Wolfram Computation Meets Knowledge

Wolfram Summer School

Alumni

Monica Linden

Educational Innovation

Class of 2017

Bio

Monica Linden is a senior lecturer in the neuroscience department at Brown University. She completed her PhD in neuroscience and her SB degrees in mathematics with computer science and brain and cognitive sciences at MIT. In addition to teaching a variety of courses in neuroscience, Monica’s research area is the scholarship of teaching and learning, with a focus in metacognition and automated assessment feedback. Monica is also interested in politics and is currently running for school committee member in Franklin, Massachusetts. Last year, Monica won a blue ribbon for a crocheted sweater at the Big E.

Computational Essay

Creating Neural Tuning Curves »

Project: Computation for Neuroscience

Goal of the project:

The goal of the Computation for Neuroscience project is to create a book in the style of An Elementary Introduction to the Wolfram Language to teach computational thinking skills for neuroscience. This book can serve as the main text for a course of the same name and can also provide supplementary activities for preexisting neuroscience courses that include computational material.

Summary of work:

Because so much of neuroscience is inherently computational, it is challenging to determine how to best organize a book on this broad topic. Approaching the book as the main text for a course of the same name allows for the book creation to revolve around the goals and structure of the course. Therefore, I created a draft syllabus for Computation for Neuroscience, modeled on a draft syllabus for Introduction to Computational Thinking, which I also created. Computation for Neuroscience (the course) will use Wolfram Notebooks in four ways: in class lectures, in class activities, in short student “explorations” and in more in-depth student “projects.” Students in a Computation for Neuroscience class can create their own books by compiling the notebooks used by the instructors and created by the students themselves in the course. Computation for Neuroscience (the book) will provide the notebooks necessary to facilitate course instruction.
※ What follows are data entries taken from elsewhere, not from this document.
## Fuse prsgrd pressure integration and gradient kernels, fold uv start, parallelize diag reduction

The two-pass prsgrd32 (pressure column kernel writing a 3-D P buffer, then a per-level gradient kernel) becomes one column kernel. It integrates P downward for its own points plus a one-point ring, exchanges neighbour P through a double-buffered shared plane, and writes ru/rv directly. With the DJ gradient scheme and lambda 1, it also computes the u/v time-start update that pre_step3d used to do, and that pass is skipped. Separately, the final diagnostic reduction now sums with all 64 lanes of three waves and uses a fourth wave with shuffles for the max/argmax reductions. The fusion removes the global P array round-trip and one kernel, but makes the kernel a serial loop over levels with a block barrier per level and extra ring work.

```diff
diff --git a/roms_trunk_mgh_amd/csrc/k_diag.hip b/roms_trunk_mgh_amd/csrc/k_diag.hip
--- a/roms_trunk_mgh_amd/csrc/k_diag.hip
+++ b/roms_trunk_mgh_amd/csrc/k_diag.hip
@@ -145,7 +145,8 @@
   R[R_SPD * nI + o] = mspd; R[R_RHO * nI + o] = mrho;
 }
 
-#define DIAG_CH 512
+#define DIAG_RUN 32
+#define DIAG_CH (64 * DIAG_RUN)
 struct DiagBest { double C, Cu, Cv, Cw; int i, j, k; };
 __device__ __forceinline__ bool diag_better(const DiagBest &x, const DiagBest &y)
 {
@@ -159,59 +160,74 @@
 k_diag_final(const RomsDev *__restrict__ c, const double *__restrict__ R, double *__restrict__ out)
 {
   const roms_bounds_t &b = c->b;
-  __shared__ double sR[3 * DIAG_CH];
-  __shared__ DiagBest sB[256];
-  __shared__ double sSpd[256], sRho[256];
+  __shared__ double sR[3][DIAG_CH];
   const int nI = b.Iend - b.Istr + 1;
-  const int tid = threadIdx.x;
-  DiagBest best{0.0, 0.0, 0.0, 0.0, 0, 0, 0};
-  double mspd = 0.0, mrho = -1.0E+37;
-  for (int o = tid; o < nI; o += 256) {
-    DiagBest x{R[R_C * nI + o], R[R_CU * nI + o], R[R_CV * nI + o], R[R_CW * nI + o], b.Istr + o,
-               (int)R[R_CJ * nI + o], (int)R[R_CK * nI + o]};
-    if (diag_better(x, best)) best = x;
-    mspd = fmax(mspd, R[R_SPD * nI + o]);
-    mrho = fmax(mrho, R[R_RHO * nI + o]);
-  }
-  sB[tid] = best; sSpd[tid] = mspd; sRho[tid] = mrho;
-  __syncthreads();
-  for (int st = 128; st >= 1; st >>= 1) {
-    if (tid < st) {
-      if (diag_better(sB[tid + st], sB[tid])) sB[tid] = sB[tid + st];
-      sSpd[tid] = fmax(sSpd[tid], sSpd[tid + st]);
-      sRho[tid] = fmax(sRho[tid], sRho[tid + st]);
-    }
-    __syncthreads();
-  }
+  const int lane = threadIdx.x & 63, wave = threadIdx.x >> 6;
+  const int row = wave < 3 ? wave : 0;
+  const double *src = R + (long)(row == 0 ? R_VOL : (row == 1 ? R_PE : R_KE)) * nI;
   double acc = 0.0;
-  const int chain = tid / 64;
   for (int o0 = 0; o0 < nI; o0 += DIAG_CH) {
     const int n = (nI - o0 < DIAG_CH) ? nI - o0 : DIAG_CH;
+    if (o0 > 0) __syncthreads();
+    if (wave < 3) {
+      double v[DIAG_RUN];
+#pragma unroll
+      for (int q = 0; q < DIAG_RUN; q++) {
+        const int e = q * 64 + lane;
+        v[q] = src[o0 + (e < n ? e : n - 1)];
+      }
+#pragma unroll
+      for (int q = 0; q < DIAG_RUN; q++) sR[row][q * 64 + lane] = v[q];
+    }
     __syncthreads();
-    for (int e = tid; e < 3 * DIAG_CH; e += 256) {
-      const int r = e / DIAG_CH, q = e % DIAG_CH;
-      sR[e] = (q < n) ? R[(r == 0 ? R_VOL : (r == 1 ? R_PE : R_KE)) * nI + o0 + q] : 0.0;
-    }
-    __syncthreads();
-    if ((tid & 63) == 0 && chain < 3) {
-      const double *src = sR + chain * DIAG_CH;
-      for (int q0 = 0; q0 < n; q0 += 16) {
-        double t[16];
-#pragma unroll
-        for (int q = 0; q < 16; q++) t[q] = src[q0 + q < DIAG_CH ? q0 + q : DIAG_CH - 1];
-#pragma unroll
-        for (int q = 0; q < 16; q++)
-          if (q0 + q < n) acc = acc + t[q];
-      }
-    }
-  }
-  if (tid == 0) out[0] = acc;
-  if (tid == 64) out[2] = acc;
-  if (tid == 128) out[1] = acc;
-  if (tid == 192) {
-    out[3] = sSpd[0]; out[4] = sRho[0];
-    out[5] = sB[0].C; out[6] = sB[0].Cu; out[7] = sB[0].Cv; out[8] = sB[0].Cw;
-    out[9] = (double)sB[0].i; out[10] = (double)sB[0].j; out[11] = (double)sB[0].k;
+    if (wave < 3) {
+      const double *sv = sR[row];
+      int e = 0;
+      for (; e + 64 <= n; e += 64) {
+        double t[64];
+#pragma unroll
+        for (int q = 0; q < 64; q++) t[q] = sv[e + q];
+#pragma unroll
+        for (int q = 0; q < 64; q++) acc = acc + t[q];
+      }
+      for (; e < n; e++) acc = acc + sv[e];
+    }
+  }
+  if (wave < 3 && lane == 0) out[row == 0 ? 0 : (row == 1 ? 2 : 1)] = acc;
+  if (wave == 3) {
+    DiagBest best{0.0, 0.0, 0.0, 0.0, 0, 0, 0};
+    double mspd = 0.0, mrho = -1.0E+37;
+    for (int o0 = lane; o0 < nI; o0 += 64 * 8) {
+      double t[8][8];
+#pragma unroll
+      for (int q = 0; q < 8; q++) {
+        const int o = (o0 + 64 * q < nI) ? o0 + 64 * q : nI - 1;
+        t[q][0] = R[R_C * nI + o]; t[q][1] = R[R_CU * nI + o]; t[q][2] = R[R_CV * nI + o]; t[q][3] = R[R_CW * nI + o];
+        t[q][4] = R[R_CJ * nI + o]; t[q][5] = R[R_CK * nI + o]; t[q][6] = R[R_SPD * nI + o]; t[q][7] = R[R_RHO * nI + o];
+      }
+#pragma unroll
+      for (int q = 0; q < 8; q++) {
+        const int o = o0 + 64 * q;
+        if (o < nI) {
+          const DiagBest x{t[q][0], t[q][1], t[q][2], t[q][3], b.Istr + o, (int)t[q][4], (int)t[q][5]};
+          if (diag_better(x, best)) best = x;
+          mspd = fmax(mspd, t[q][6]);
+          mrho = fmax(mrho, t[q][7]);
+        }
+      }
+    }
+    for (int m = 32; m >= 1; m >>= 1) {
+      const DiagBest y{__shfl_xor(best.C, m), __shfl_xor(best.Cu, m), __shfl_xor(best.Cv, m), __shfl_xor(best.Cw, m),
+                       __shfl_xor(best.i, m), __shfl_xor(best.j, m), __shfl_xor(best.k, m)};
+      if (diag_better(y, best)) best = y;
+      mspd = fmax(mspd, __shfl_xor(mspd, m));
+      mrho = fmax(mrho, __shfl_xor(mrho, m));
+    }
+    if (lane == 0) {
+      out[3] = mspd; out[4] = mrho;
+      out[5] = best.C; out[6] = best.Cu; out[7] = best.Cv; out[8] = best.Cw;
+      out[9] = (double)best.i; out[10] = (double)best.j; out[11] = (double)best.k;
+    }
   }
 }
 
diff --git a/roms_trunk_mgh_amd/csrc/k_pre_step3d.hip b/roms_trunk_mgh_amd/csrc/k_pre_step3d.hip
--- a/roms_trunk_mgh_amd/csrc/k_pre_step3d.hip
+++ b/roms_trunk_mgh_amd/csrc/k_pre_step3d.hip
@@ -156,19 +156,7 @@
       }
       const double hzs = Hz[ck] + Hz[ck - off];
       const double d = FCk - FCprev;
-      double out;
-      if (stage == 0) {
-        const double a = vk * 0.5 * hzs;
-        out = a + d;
-      } else if (stage == 1) {
-        const double a = vk * 0.5 * hzs;
-        const double c3 = 0.5 * DC0;
-        out = a - c3 * r2[ck + nij] + d;
-      } else {
-        const double a = vk * 0.5 * hzs;
-        out = a + DC0 * ((5.0 / 12.0) * r1[ck + nij] - (16.0 / 12.0) * r2[ck + nij]) + d;
-      }
-      vnew[ck] = out;
+      vnew[ck] = uv_start(stage, vk, hzs, DC0, r1, r2, ck + nij, d);
       FCprev = FCk;
       vk = vk1;
     }
@@ -274,7 +262,7 @@
   return 0;
 }
 
-int pre_step3d_entry(const roms_step_idx_t *s, bool fused)
+int pre_step3d_entry(const roms_step_idx_t *s, bool fused, bool uvstart)
 {
   int rc = roms_entry_check("roms_hip_pre_step3d");
   if (rc) return rc;
@@ -282,8 +270,8 @@
   if (g_ctx.b.N < 4) return roms_fail("roms_hip_pre_step3d", "needs N >= 4 levels (the vertical stencils of the column read k-1 .. k+2)");
   if ((rc = dia_check("roms_hip_pre_step3d"))) return rc;
   ScopedTimer tm("pre_step3d");
-  if ((rc = pre_step3d_uv(s))) return rc;
+  if (!uvstart && (rc = pre_step3d_uv(s))) return rc;
   return pre_step3d_tracers(s, fused);
 }
 
-extern "C" int roms_hip_pre_step3d(const roms_step_idx_t *s) { return pre_step3d_entry(s, false); }
+extern "C" int roms_hip_pre_step3d(const roms_step_idx_t *s) { return pre_step3d_entry(s, false, false); }
diff --git a/roms_trunk_mgh_amd/csrc/k_prsgrd.hip b/roms_trunk_mgh_amd/csrc/k_prsgrd.hip
--- a/roms_trunk_mgh_amd/csrc/k_prsgrd.hip
+++ b/roms_trunk_mgh_amd/csrc/k_prsgrd.hip
@@ -16,122 +16,171 @@
   return 0.0;
 }
 
-__global__ void __launch_bounds__(BLK_X *BLK_Y)
-k_prsgrd_P(const RomsDev *__restrict__ c, double *__restrict__ P)
+struct PCol { double r_up, z_up, r_dn, z_dn, P_up, dR_up, dZ_up; };
+
+__device__ __forceinline__ double prsgrd32_P_top(const RomsDev *__restrict__ c, gcd_t rho, gcd_t z_r, long c0, int N,
+                                                 long nij, PCol &q)
+{
+  const double eps = 1.0E-10;
+  const double g = c->p.g, GRho = g / c->p.rho0;
+  const double rho_k1 = rho[c0 + (long)(N - 1) * nij];
+  const double zr_k1 = z_r[c0 + (long)(N - 1) * nij];
+  const double rho_k = rho[c0 + (long)(N - 2) * nij];
+  const double zr_k = z_r[c0 + (long)(N - 2) * nij];
+  const double zwN = GF(z_w)[c0 + (long)N * nij];
+  const double cff1 = 1.0 / (zr_k1 - zr_k);
+  const double cff2 = 0.5 * (rho_k1 - rho_k) * (zwN - zr_k1) * cff1;
+  double P;
+  if (c->p.atm_press)
+    P = g * zwN + (100.0 / c->p.rho0) * (GF(Pair)[c0] - 1013.25) + GRho * (rho_k1 + cff2) * (zwN - zr_k1);
+  else
+    P = g * zwN + GRho * (rho_k1 + cff2) * (zwN - zr_k1);
+  const double rawR_k = rho_k1 - rho_k, rawZ_k = zr_k1 - zr_k;
+  q.r_up = rho_k1; q.z_up = zr_k1; q.r_dn = rho_k; q.z_dn = zr_k;
+  q.dR_up = harm(rawR_k, rawR_k, eps);
+  q.dZ_up = 2.0 * rawZ_k * rawZ_k / (rawZ_k + rawZ_k);
+  q.P_up = P;
+  return P;
+}
+
+__device__ __forceinline__ double prsgrd32_P_down(gcd_t rho, gcd_t z_r, long c0, int k, long nij, double HalfGRho, PCol &q)
+{
+  const double eps = 1.0E-10, OneFifth = 0.2, OneTwelfth = 1.0 / 12.0;
+  const double rho_k1 = q.r_up, zr_k1 = q.z_up, rho_k = q.r_dn, zr_k = q.z_dn;
+  const double rawR_k = rho_k1 - rho_k, rawZ_k = zr_k1 - zr_k, dR_k1 = q.dR_up, dZ_k1 = q.dZ_up;
+  double rawR_km1, rawZ_km1, rho_km1 = 0.0, zr_km1 = 0.0;
+  if (k >= 2) {
+    rho_km1 = rho[c0 + (long)(k - 2) * nij];
+    zr_km1 = z_r[c0 + (long)(k - 2) * nij];
+    rawR_km1 = rho_k - rho_km1;
+    rawZ_km1 = zr_k - zr_km1;
+  } else { rawR_km1 = rawR_k; rawZ_km1 = rawZ_k; }
+  const double dR_k = harm(rawR_k, rawR_km1, eps);
+  const double dZ_k = 2.0 * rawZ_k * rawZ_km1 / (rawZ_k + rawZ_km1);
+  const double Pk = q.P_up +
+      HalfGRho * ((rho_k1 + rho_k) * (zr_k1 - zr_k) -
+                  OneFifth *
+                  ((dR_k1 - dR_k) * (zr_k1 - zr_k - OneTwelfth * (dZ_k1 + dZ_k)) -
+                   (dZ_k1 - dZ_k) * (rho_k1 - rho_k - OneTwelfth * (dR_k1 + dR_k))));
+  q.P_up = Pk;
+  q.r_up = rho_k; q.z_up = zr_k; q.r_dn = rho_km1; q.z_dn = zr_km1;
+  q.dR_up = dR_k; q.dZ_up = dZ_k;
+  return Pk;
+}
+
+__device__ __forceinline__ double prsgrd32_jac(gcd_t rho, gcd_t z_r, long ck, long off, double r0, double z0,
+                                               bool masking, gcd_t mask, long a2, double HalfGRho)
+{
+  const double eps = 1.0E-10, OneFifth = 0.2, OneTwelfth = 1.0 / 12.0;
+  const double rm2 = rho[ck - 2 * off], rm1 = rho[ck - off], rp1 = rho[ck + off];
+  const double zm2 = z_r[ck - 2 * off], zm1 = z_r[ck - off], zp1 = z_r[ck + off];
+  double aux_m1 = zm1 - zm2, aux_0 = z0 - zm1, aux_p1 = zp1 - z0;
+  double FC_m1 = rm1 - rm2, FC_0 = r0 - rm1, FC_p1 = rp1 - r0;
+  if (masking) {
+    const double m_m1 = mask[a2 - off], m_0 = mask[a2], m_p1 = mask[a2 + off];
+    aux_m1 = aux_m1 * m_m1; aux_0 = aux_0 * m_0; aux_p1 = aux_p1 * m_p1;
+    FC_m1 = FC_m1 * m_m1; FC_0 = FC_0 * m_0; FC_p1 = FC_p1 * m_p1;
+  }
+  const double dZx0 = harm_inv(aux_0, aux_p1, eps), dZxm = harm_inv(aux_m1, aux_0, eps);
+  const double dRx0 = harm_inv(FC_0, FC_p1, eps), dRxm = harm_inv(FC_m1, FC_0, eps);
+  return HalfGRho * ((r0 + rm1) * (z0 - zm1) -
+                     OneFifth * ((dRx0 - dRxm) * (z0 - zm1 - OneTwelfth * (dZx0 + dZxm)) -
+                                 (dZx0 - dZxm) * (r0 - rm1 - OneTwelfth * (dRx0 + dRxm))));
+}
+
+template <bool UVSTART>
+__global__ void __launch_bounds__(BLK_X *BLK_Y) __attribute__((amdgpu_waves_per_eu(4)))
+k_prsgrd32(const RomsDev *__restrict__ c, int nrhs, int nstp, int nnew, int stage)
 {
   DEV_PROLOGUE(c)
   const Blk XB = xcd_block();
-  const int i = b.IstrU - 1 + XB.x * BLK_X + threadIdx.x;
-  const int j = b.JstrV - 1 + XB.y * BLK_Y + threadIdx.y;
-  if (i > b.Iend || j > b.Jend) return;
-  const gcd_t rho = (gcd_t)(c->F.rho);
-  const gcd_t z_r = (gcd_t)(c->F.z_r);
-  const double eps = 1.0E-10, OneFifth = 0.2, OneTwelfth = 1.0 / 12.0;
-  const double g = c->p.g, GRho = g / c->p.rho0, HalfGRho = 0.5 * GRho;
-  const long c0 = I2(i, j);
-  double rho_k1 = rho[c0 + (long)(N - 1) * nij];
-  double zr_k1 = z_r[c0 + (long)(N - 1) * nij];
-  double rho_k = rho[c0 + (long)(N - 2) * nij];
-  double zr_k = z_r[c0 + (long)(N - 2) * nij];
-  const double zwN = GF(z_w)[c0 + (long)N * nij];
-  {
-    const double cff1 = 1.0 / (zr_k1 - zr_k);
-    const double cff2 = 0.5 * (rho_k1 - rho_k) * (zwN - zr_k1) * cff1;
-    if (c->p.atm_press)
-      P[c0 + (long)(N - 1) * nij] = g * zwN + (100.0 / c->p.rho0) * (GF(Pair)[c0] - 1013.25) + GRho * (rho_k1 + cff2) * (zwN - zr_k1);
-    else
-      P[c0 + (long)(N - 1) * nij] = g * zwN + GRho * (rho_k1 + cff2) * (zwN - zr_k1);
-  }
-  double Pk1 = P[c0 + (long)(N - 1) * nij];
-  double rawR_k = rho_k1 - rho_k, rawZ_k = zr_k1 - zr_k;
-  double dR_k1 = harm(rawR_k, rawR_k, eps);
-  double dZ_k1 = 2.0 * rawZ_k * rawZ_k / (rawZ_k + rawZ_k);
-  for (int k = N - 1; k >= 1; k--) {
-    double rawR_km1, rawZ_km1, rho_km1 = 0.0, zr_km1 = 0.0;
-    if (k >= 2) {
-      rho_km1 = rho[c0 + (long)(k - 2) * nij];
-      zr_km1 = z_r[c0 + (long)(k - 2) * nij];
-      rawR_km1 = rho_k - rho_km1;
-      rawZ_km1 = zr_k - zr_km1;
-    } else { rawR_km1 = rawR_k; rawZ_km1 = rawZ_k; }
-    const double dR_k = harm(rawR_k, rawR_km1, eps);
-    const double dZ_k = 2.0 * rawZ_k * rawZ_km1 / (rawZ_k + rawZ_km1);
-    const double Pk = Pk1 +
-        HalfGRho * ((rho_k1 + rho_k) * (zr_k1 - zr_k) -
-                    OneFifth *
-                    ((dR_k1 - dR_k) * (zr_k1 - zr_k - OneTwelfth * (dZ_k1 + dZ_k)) -
-                     (dZ_k1 - dZ_k) * (rho_k1 - rho_k - OneTwelfth * (dR_k1 + dR_k))));
-    P[c0 + (long)(k - 1) * nij] = Pk;
-    Pk1 = Pk;
-    rho_k1 = rho_k; zr_k1 = zr_k; rho_k = rho_km1; zr_k = zr_km1;
-    rawR_k = rawR_km1; rawZ_k = rawZ_km1;
-    dR_k1 = dR_k; dZ_k1 = dZ_k;
-  }
-}
-
-__global__ void __launch_bounds__(BLK_X *BLK_Y)
-k_prsgrd_uv(const RomsDev *__restrict__ c, const double *__restrict__ P, int nrhs)
-{
-  DEV_PROLOGUE(c)
-  const Blk XB = xcd_block();
-  const int i = b.Istr + XB.x * BLK_X + threadIdx.x;
-  const int j = b.Jstr + XB.y * BLK_Y + threadIdx.y;
-  const int k = XB.z + 1;
-  if (i > b.Iend || j > b.Jend) return;
+  constexpr int PW = BLK_X + 1, PLANE = PW * (BLK_Y + 1);
+  __shared__ double sP[2 * PLANE];
+  const int tx = threadIdx.x, ty = threadIdx.y, tid = ty * BLK_X + tx;
+  const int i0 = b.Istr + XB.x * BLK_X, j0 = b.Jstr + XB.y * BLK_Y;
+  const int i = i0 + tx, j = j0 + ty;
+  const bool own = i <= b.Iend && j <= b.Jend;
+  const bool do_u = own && i >= b.IstrU, do_v = own && j >= b.JstrV;
+  const int rli = tid < PW ? tid : 0, rlj = tid < PW ? 0 : tid - BLK_X;
+  const int ri = i0 - 1 + rli, rj = j0 - 1 + rlj;
+  const bool ring = tid < PW + BLK_Y && ri >= b.IstrU - 1 && ri <= b.Iend && rj >= b.JstrV - 1 && rj <= b.Jend;
+  const int lo = (ty + 1) * PW + tx + 1, lr = rlj * PW + rli;
   const gcd_t rho = (gcd_t)(c->F.rho);
   const gcd_t z_r = (gcd_t)(c->F.z_r);
   const gcd_t Hz = (gcd_t)(c->F.Hz);
-  const double eps = 1.0E-10, OneFifth = 0.2, OneTwelfth = 1.0 / 12.0;
   const double HalfGRho = 0.5 * (c->p.g / c->p.rho0);
-  const bool masking = c->p.masking != 0;
-  const long ck = I3(i, j, k);
-  const double r0 = rho[ck], z0 = z_r[ck], hz0 = Hz[ck], P0 = P[ck];
-  if (i >= b.IstrU) {
-    const double rm2 = rho[ck - 2], rm1 = rho[ck - 1], rp1 = rho[ck + 1];
-    const double zm2 = z_r[ck - 2], zm1 = z_r[ck - 1], zp1 = z_r[ck + 1];
-    double aux_m1 = zm1 - zm2, aux_0 = z0 - zm1, aux_p1 = zp1 - z0;
-    double FC_m1 = rm1 - rm2, FC_0 = r0 - rm1, FC_p1 = rp1 - r0;
-    if (masking) {
-      const gcd_t um = (gcd_t)c->F.umask;
-      const long a2 = I2(i, j);
-      const double m_m1 = um[a2 - 1], m_0 = um[a2], m_p1 = um[a2 + 1];
-      aux_m1 = aux_m1 * m_m1; aux_0 = aux_0 * m_0; aux_p1 = aux_p1 * m_p1;
-      FC_m1 = FC_m1 * m_m1; FC_0 = FC_0 * m_0; FC_p1 = FC_p1 * m_p1;
-    }
-    const double dZx0 = harm_inv(aux_0, aux_p1, eps), dZxm = harm_inv(aux_m1, aux_0, eps);
-    const double dRx0 = harm_inv(FC_0, FC_p1, eps), dRxm = harm_inv(FC_m1, FC_0, eps);
-    const gd_t ru = (gd_t)(c->F.ru + (long)(nrhs - 1) * n3w);
-    double r = GF(on_u)[I2(i, j)] * 0.5 * (hz0 + Hz[ck - 1]) *
-        (P[ck - 1] - P0 -
-         HalfGRho * ((r0 + rm1) * (z0 - zm1) -
-                     OneFifth * ((dRx0 - dRxm) * (z0 - zm1 - OneTwelfth * (dZx0 + dZxm)) -
-                                 (dZx0 - dZxm) * (r0 - rm1 - OneTwelfth * (dRx0 + dRxm)))));
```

Subsets of the book can also be incorporated into preexisting courses to help students explore computational topics.

Results and future work:

During the Wolfram Summer School, I produced two draft course syllabi—one for Introduction to Computational Thinking and one adapted from the syllabus for the Computation for Neuroscience course. I created three student activities. The first demonstrates the effects of bin size on histograms. The second shows the effects of logarithmic axes when plotting exponential functions, and relates this idea to plots of sensory receptor adaptation. The final activity allows students to relate plots in different coordinate systems. I created one student exploration entitled “Where do tuning curves come from?” and sketched out a student project called “How do we know where to look?” that builds on some of the activities and the exploration I created. All of these activities, the exploration and the project were selected because they can be incorporated into a workbook to accompany my preexisting course Neural Systems at Brown University, in addition to serving as content for the Computation for Neuroscience book. Moving forward, I will continue to work on the syllabus for the class, extend the outline for the book and develop content for both the class and the book itself.